Idaho regulators last Wednesday issued a declaratory order clarifying that they do not have jurisdiction to regulate natural gas vehicle (NGV) fuel sales to third parties.
The Idaho Public Utilities Commission (PUC) took its action in response to a request from MDU Resources’ Boise, ID-based Intermountain Gas Corp. (Separately, California regulators last Thursday for the third time in the past two months delayed making a decision on the same issue that is before the California Public Utilities Commission (CPUC). The CPUC is scheduled to take up the issue when it next meets July 29).

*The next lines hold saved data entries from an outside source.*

template <int T, bool kPbrs, int NPF>
__device__ __forceinline__ void eval_clauses(const EnvParams &p, const EnvLds &l, const uint16_t *__restrict__ lits,
                                             int pidx, uint8_t *__restrict__ sat_g, uint8_t *__restrict__ ntrue_g,
                                             const uint64_t (&pw)[kPfClause]) {
    const uint64_t *prow = reinterpret_cast<const uint64_t *>(lits) + (size_t)pidx * p.C;
    const int lane = threadIdx.x & 63;
    int unsat = 0, newly = 0;
    const int cend = p.WC * 32;
#pragma unroll
    for (int j = 0; j < NPF; ++j) {
        const int c0 = (threadIdx.x & ~63) + j * T;
        if (c0 < cend) clause_slice<kPbrs>(p, l, c0, pw[j], sat_g, ntrue_g, unsat, newly);
    }
    for (int c0 = (threadIdx.x & ~63) + NPF * T; c0 < cend; c0 += T) {
        const int c = c0 + lane;
        const uint64_t w = c < p.C ? prow[c] : 0ull;
        clause_slice<kPbrs>(p, l, c0, w, sat_g, ntrue_g, unsat, newly);
    }
    if (lane == 0) {
        atomicAdd(&l.red[0], unsat);
        if (kPbrs) atomicAdd(&l.red[1], newly);
    }
}


__device__ __forceinline__ uint32_t low_mask(int n) { return n >= 32 ? 0xFFFFFFFFu : ((1u << n) - 1u); }

__device__ __forceinline__ void or_bits(uint32_t *img, int dst, uint32_t bits) {
    if (!bits) return;
    const int w = dst >> 5, s = dst & 31;
    atomicOr(&img[w], bits << s);
    if (s) {
        const uint32_t hi = bits >> (32 - s);
        if (hi) atomicOr(&img[w + 1], hi);
    }
}

template <int T, bool SH>
__device__ __forceinline__ void build_obs_images(const EnvParams &p, const EnvLds &l, bool delta) {
    const int nwV = (p.V + 31) >> 5, nwC = (p.C + 31) >> 5;
    const int U = 2 * nwV + nwC;
    for (int t = threadIdx.x; t < p.A * U; t += T) {
        const int i = t / U;
        int s = t - i * U;
        int len, off;
        uint32_t m, x, xo = 0;
        if (s < nwV) {
            len = min(32, p.V - 32 * s);
            const int lo = agent_lo(p, i) - 32 * s, hi = lo + agent_size(p, i);
            const int a = max(lo, 0), z = min(hi, 32);
            m = z > a ? (low_mask(z) & ~low_mask(a)) : 0u;
            x = l.x[s];
            if (SH && delta) xo = l.sx[s];
            off = 32 * s;
        } else if ((s -= nwV) < nwC) {
            len = min(32, p.C - 32 * s);
            m = l.rel[i * p.WC + s];
            x = l.sat[s];
            if (SH && delta) xo = l.ssat[s];
            off = p.V + 32 * s;
        } else {
            s -= nwC;
            len = min(32, p.V - 32 * s);
            m = l.nbr[i * p.WV + s];
            x = l.x[s];
            if (SH && delta) xo = l.sx[s];
            off = p.V + p.C + 32 * s;
        }
        const uint32_t keep = low_mask(len);
        const int dst = i * p.D + off;
        or_bits(l.fm, dst, m & keep);
        or_bits(l.fx, dst, x & m & keep);
        if (SH && delta) or_bits(l.fd, dst, (x ^ xo) & m & keep);
    }
}

__device__ __forceinline__ uint32_t bits_at(const uint32_t *img, int e) {
    const int w = e >> 5, s = e & 31;
    return (uint32_t)((((uint64_t)img[w + 1] << 32) | img[w]) >> s);
}

__device__ __forceinline__ int elem_val(uint32_t m, uint32_t x, int u) {
    return ((m >> u) & 1u) ? (int)((x >> u) & 1u) : -1;
}

template <typename ObsT>
struct ObsVec;
template <>
struct ObsVec<int32_t> {
    static constexpr int N = 4;
    __device__ static void store(int32_t *dst, uint32_t m, uint32_t x) {
        typedef int v4i __attribute__((ext_vector_type(4)));
        const v4i q = {elem_val(m, x, 0), elem_val(m, x, 1), elem_val(m, x, 2), elem_val(m, x, 3)};
        *reinterpret_cast<v4i *>(dst) = q;
    }
};
template <>
struct ObsVec<int8_t> {
    static constexpr int N = 16;
    __device__ static void store(int8_t *dst, uint32_t m, uint32_t x) {
        typedef unsigned v4u __attribute__((ext_vector_type(4)));
        v4u q;
#pragma unroll
        for (int w = 0; w < 4; ++w) {
            uint32_t word = 0;
#pragma unroll
            for (int u = 0; u < 4; ++u) word |= ((uint32_t)elem_val(m, x, 4 * w + u) & 0xFFu) << (8 * u);
            q[w] = word;
        }
        *reinterpret_cast<v4u *>(dst) = q;
    }
};

template <int T, typename ObsT>
__device__ __forceinline__ void write_obs(const EnvParams &p, const EnvLds &l, ObsT *__restrict__ o) {
    constexpr int VEC = ObsVec<ObsT>::N;
    const int total = p.A * p.D;
    int head = (int)((reinterpret_cast<uintptr_t>(o) / sizeof(ObsT)) % VEC);
    head = head ? VEC - head : 0;
    head = min(head, total);
    for (int e = threadIdx.x; e < head; e += T) o[e] = (ObsT)elem_val(bits_at(l.fm, e), bits_at(l.fx, e), 0);
    const int nchunks = (total - head) / VEC;
    for (int q = threadIdx.x; q < nchunks; q += T) {
        const int e = head + q * VEC;
        ObsVec<ObsT>::store(o + e, bits_at(l.fm, e), bits_at(l.fx, e));
    }
    for (int e = head + nchunks * VEC + threadIdx.x; e < total; e += T)
        o[e] = (ObsT)elem_val(bits_at(l.fm, e), bits_at(l.fx, e), 0);
}

template <typename ObsT>
__device__ __forceinline__ void dcheck_obs_kept(const EnvLds &l, const ObsT *o, int e, int n) {
#ifdef MSAT_DEBUG
    for (int u = 0; u < n; ++u)
        MSAT_DCHECK((int)o[e + u] == elem_val(bits_at(l.fm, e + u), bits_at(l.fx, e + u), 0) ? 0 : -1 - (e + u), 1);
#endif
}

As has happened to a number of utilities around the nation, Intermountain Gas has been asked to sell various third-party entities natural gas so they can resell it as compressed natural gas (CNG) for vehicle fleets.
Intermountain asked the PUC for assurances that the state regulatory commission had no jurisdiction over sales to nonutility gas retailers and it would not consider the gas utility in violation of state law if it sold supplies to various third parties, a PUC spokesperson said. The federal 1992 Natural Gas Policy Act restricts the regulatory commission’s jurisdiction over the resale of natural gas for transportation purposes, Intermountain asserted in its filing in April.

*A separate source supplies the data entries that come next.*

extern "C" int pn_groupnorm_nblk(int64_t HW) { return pn_cdiv(HW, GN_PIX); }

__global__ __launch_bounds__(64 * GN_SUB) void k_gn_partial(const float* __restrict__ x,
                                                            double* __restrict__ partials,
                                                            int64_t HW, int G, int64_t xbs) {
  __shared__ double red[GN_SUB][64][2];
  const int tid = threadIdx.x, c4 = tid & 63, sub = tid >> 6;
  const int b = blockIdx.y;
  const int64_t p0 = (int64_t)blockIdx.x * GN_PIX;
  const float* xb = x + (int64_t)b * xbs;
  constexpr int NP = GN_PIX / GN_SUB;
  float4 v[NP];
#pragma unroll
  for (int j = 0; j < NP; ++j)
    v[j] = ld4(xb + min(p0 + sub + j * GN_SUB, HW - 1) * 256 + c4 * 4);
  double s = 0.0, ss = 0.0;
#pragma unroll
  for (int j = 0; j < NP; ++j) {
    if (p0 + sub + j * GN_SUB < HW) {
      s += ((double)v[j].x + (double)v[j].y) + ((double)v[j].z + (double)v[j].w);
      ss += ((double)v[j].x * v[j].x + (double)v[j].y * v[j].y) +
            ((double)v[j].z * v[j].z + (double)v[j].w * v[j].w);
    }
  }
  red[sub][c4][0] = s;
  red[sub][c4][1] = ss;
  __syncthreads();
  const int lanes_per_group = (256 / G) / 4;
  if (tid < G * 2) {
    const int g = tid >> 1, which = tid & 1;
    double t = 0.0;
    for (int l = 0; l < lanes_per_group; ++l)
      for (int k = 0; k < GN_SUB; ++k) t += red[k][g * lanes_per_group + l][which];
    partials[(((int64_t)b * gridDim.x + blockIdx.x) * G + g) * 2 + which] = t;
  }
}

__global__ __launch_bounds__(64 * GN_SUB) void k_gn_apply(const float* __restrict__ x,
                                                          const float* __restrict__ gamma,
                                                          const float* __restrict__ beta,
                                                          float* __restrict__ y,
                                                          const double* __restrict__ partials,
                                                          int64_t HW, int G, float eps, int relu,
                                                          int64_t xbs, int64_t ybs) {
  __shared__ double acc[GN_SUB][64];
  __shared__ float stat[64][2];
  const int tid = threadIdx.x, b = blockIdx.y;
  const int nblk = gridDim.x;
  {
    const int col = tid & 63, part = tid >> 6;
    double t = 0.0;
    if (col < 2 * G)
      for (int i = part; i < nblk; i += GN_SUB)
        t += partials[((int64_t)b * nblk + i) * G * 2 + col];
    acc[part][col] = t;
  }
  __syncthreads();
  if (tid < G) {
    const double n = (double)HW * (256 / G);
    double s = 0.0, ss = 0.0;
    for (int k = 0; k < GN_SUB; ++k) {
      s += acc[k][2 * tid];
      ss += acc[k][2 * tid + 1];
    }
    const double mean = s / n;
    double var = ss / n - mean * mean;
    if (var < 0.0) var = 0.0;
    stat[tid][0] = (float)mean;
    stat[tid][1] = (float)(1.0 / sqrt(var + (double)eps));
  }
  __syncthreads();
  const int c4 = tid & 63, sub = tid >> 6;
  const int g = (c4 * 4) / (256 / G);
  const float mean = stat[g][0], rstd = stat[g][1];
  const float4 gg = ld4(gamma + c4 * 4), bb = ld4(beta + c4 * 4);
  const int64_t p0 = (int64_t)blockIdx.x * GN_PIX;
  const float* xb = x + (int64_t)b * xbs;
  float* yb = y + (int64_t)b * ybs;
  constexpr int NP = GN_PIX / GN_SUB;
  float4 v[NP];
#pragma unroll
  for (int j = 0; j < NP; ++j)
    v[j] = ld4(xb + min(p0 + sub + j * GN_SUB, HW - 1) * 256 + c4 * 4);
#pragma unroll
  for (int j = 0; j < NP; ++j) {
    const int64_t pix = p0 + sub + j * GN_SUB;
    float4 o = make_float4((v[j].x - mean) * rstd * gg.x + bb.x, (v[j].y - mean) * rstd * gg.y + bb.y,
                           (v[j].z - mean) * rstd * gg.z + bb.z, (v[j].w - mean) * rstd * gg.w + bb.w);
    if (relu) {
      o.x = fmaxf(o.x, 0.f); o.y = fmaxf(o.y, 0.f);
      o.z = fmaxf(o.z, 0.f); o.w = fmaxf(o.w, 0.f);
    }
    if (pix < HW) st4(yb + pix * 256 + c4 * 4, o);
  }
}

extern "C" int pn_groupnorm_nhwc_f32(const float* x, const float* gamma, const float* beta,
                                     float* y, double* partials, int B, int64_t HW, int C,
                                     int G, float eps, int relu, int64_t x_bstride,
                                     int64_t y_bstride, void* stream) {
  if (!x || !gamma || !beta || !y || !partials) return PN_BAD_ARG;
  if (C != 256 || G <= 0 || G > 32 || 256 % G || (256 / G) % 4 || B <= 0 || HW <= 0)
    return PN_BAD_ARG;
  if ((x_bstride | y_bstride) & 3) return PN_BAD_ARG;
  hipStream_t s = (hipStream_t)stream;
  dim3 grid(pn_groupnorm_nblk(HW), B);
  hipLaunchKernelGGL(k_gn_partial, grid, dim3(64 * GN_SUB), 0, s, x, partials, HW, G, x_bstride);
  hipLaunchKernelGGL(k_gn_apply, grid, dim3(64 * GN_SUB), 0, s, x, gamma, beta, y, partials, HW, G,
                     eps, relu, x_bstride, y_bstride);
  return PN_LAUNCH_CHECK();
}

The Idaho PUC said it agreed the 1992 federal energy law preempts its authority in this area. Consequently, the PUC said it “will not exert rate-setting jurisdiction over the resale of natural gas for use as a fuel in most vehicles,” the PUC spokesperson said.
In the area of safety of CNG fueling stations, the PUC said it will have a role up to a point. The declaratory order addressed the safety of natural gas facilities issue, noting the state PUC’s jurisdiction runs to the point that Intermountain’s facilities connect to a customer’s metering device.
“Beyond that point, the International Fire Code establishes the safety requirements for facilities dispensing CNG as a motor fuel,” the PUC spokesperson said. He noted that state and local fire authorities are primarily responsible for enforcing the International Fire Code.
In addition to Intermountain raising the liability issue for gas resellers related to the fire issues, the Treasure Valley Clean Cities Coalition in Idaho submitted comments supporting the gas utility’s request. The local coalition said it supported more use of CNG as a motor fuel.